Stripping data from a website

Russinating · 2 Jul 2014 at 16:43

There's a directory website with publicly accessible information that we just need in an excel sheet at our end.

An external site lists these with consecutive IDs which then link to the entry's individual page, of which the ID seems to have no obvious order to it. Each individual page doesn't have a huge amount of information on, and each piece of info is labelled via a div or li. For example the address is listed in li's with the end of the id="Town", "Country", "Postcode" etc.

I'm only really familiar with PHP but the script would effectively need to:

- Start at www.directory.com/0001 and go to 3000
- For each, find the link that starts "www.directory2.com" (only one link per page) and go there
- Dump the contents of id="Town" etc into a database

Is this possible? I know PHP may not be clean or neat but for a one-off thing I'm not fussed about that. Hell it doesn't even need to dump it to a database, just echo it with commas for saving as a comma-delimited CSV.

Russinating · 2 Jul 2014 at 17:03

Made a quick start whilst I had 10 minutes before 5pm. Is this on the right tracks? Not used preg_match much before.

PHP:

<?
$number = 6171;

$content = file_get_contents('http://www.xxx.net/$number/');

preg_match('#href="http://www.xxx2.co.uk/dir_(.*).htm#', $content, $match);
$id = $match[1];

$newcontent = file_get_contents('http://www.xxx2.co.uk/dir_$id.htm');

preg_match('#Name">(.*)</h1>#', $newcontent, $match);
$name = $match[1];

preg_match('#LocationDetail">(.*)</h2>#', $newcontent, $match);
$address = $match[1];

preg_match('#contactTelephone" class="infoDetail">(.*)</span>#', $newcontent, $match);
$telephone = $match[1];

preg_match('#contactEmail" class="infoDetail">(.*)</a>#', $newcontent, $match);
$email = $match[1];

etc.

And fyi there's 1500 records so not a massive amount.

GravyMonster · 2 Jul 2014 at 17:21

I don't know about the specifics of PHP, but I have done this before in C# using XPath. The main thing to be careful is flooding the remote server with requests, especially if it belongs to a third party. You're probably best doing this in batches of ~100 requests a time spread over a couple of minutes, depending on how hot they are on DDOS.

Russinating · 2 Jul 2014 at 18:22

Good call. I guess I could just delay each request by 60 seconds and leave it going overnight. No rush so better safe.

Both sites seem pretty slow as well.

AHarvey · 6 Jul 2014 at 00:50

extremely easy to knock this up in Python, web scrapers are simple enough to do.

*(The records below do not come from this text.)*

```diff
@@ -432,6 +440,22 @@
         if not self.native_conv:
             return super().conv1_wgrad_ring(dy, ring, slots, frames_buf, scale, dw_out, db_out, dy_lo=dy_lo)
         C.conv1_wgrad_ring(self.lib, self.ws, dy, ring, slots, scale, dw_out, db_out, jobs=jobs, dy_lo=dy_lo)
+
+    def conv21_fused_ok(self, dy2, slots, dy2_lo=None, w2_lo=None) -> bool:
+        return bool(self.native_conv and SW.conv21_bwd_fused and SW.conv2_dgrad_img and dy2_lo is not None
+                    and w2_lo is not None and slots.shape[1] == 4 and dy2.shape[0] > SW.conv2_dgrad_cls_max
+                    and hasattr(self.lib, "apex_conv21_bwd_fused") and not self.ws.wq_on())
+
+    def conv2_dgrad_conv1_wgrad(self, dy2, w2, y1, dy1, ring, slots, frames_buf, scale, dw_out, db_out, jobs=None,
+                                dy2_lo=None, w2_lo=None, dy1_lo=None):
+        if self.conv21_fused_ok(dy2, slots, dy2_lo, w2_lo):
+            packed = getattr(self, "_c2d_packed", None) == (w2.data_ptr(), _lib.ptr(w2_lo))
+            self._c2d_packed = None
+            C.conv2_dgrad_conv1_wgrad_fused(self.lib, self.ws, dy2, dy2_lo, w2, w2_lo, y1, ring, slots, scale,
+                                            dw_out, db_out, jobs=jobs, packed=packed)
+            return
+        super().conv2_dgrad_conv1_wgrad(dy2, w2, y1, dy1, ring, slots, frames_buf, scale, dw_out, db_out, jobs=jobs,
+                                        dy2_lo=dy2_lo, w2_lo=w2_lo, dy1_lo=dy1_lo)
 
     @staticmethod
     def _hp(P):
diff --git a/apex_dqn_amd/ops/switches.py b/apex_dqn_amd/ops/switches.py
--- a/apex_dqn_amd/ops/switches.py
+++ b/apex_dqn_amd/ops/switches.py
@@ -16,6 +16,7 @@
     conv3_dgrad_img: bool = True
     conv2_dgrad_img: bool = True
     conv2_dgrad_cls_max: int = 256
+    conv21_bwd_fused: bool = True
     opt_frags: bool = True
     fc_epi_in_head: bool = True
     bwd_branches: bool = True
```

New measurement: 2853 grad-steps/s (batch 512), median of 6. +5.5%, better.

Writing to excel can be pain but a notepad file would be simple enough, or a csv file (with varied results). recently had to do this with a football website with some 25k entries and it was actually fun working it out.

Did you manage to get it done?

Russinating · 6 Jul 2014 at 18:29

Yeah managed it, running the final bit of it now as it happens

. Basics were pretty simple but then had a bit of time checking both page's headers for a 404 and then looping the file_get_contents until it succeeds (the second site in particular is terribly slow so just kept failing without it).

Got it to just echo the results with commas (after replacing commas in the source with //); a quick copy and paste into Notepad++, save as a .csv, replace // with , and job's a goodun!

Like you say, quite fun working it out, especially knowing that maybe 1/2 hours of coding has saved days of human time.

Russinating · 6 Jul 2014 at 20:32

One last bit. I've got the IDs of 70 pages that failed. I don't usually do much with arrays, so how would one list them all in an array and then just run through the array until they're all done?

Nevermind, on it, foreach etc.

ilcp · 7 Jul 2014 at 03:55

also instead of preg_matching use XML->path as has mentioned before..

and just a tip for testing save one of the documents locally and test on that as not to hit the 3rd party slow site.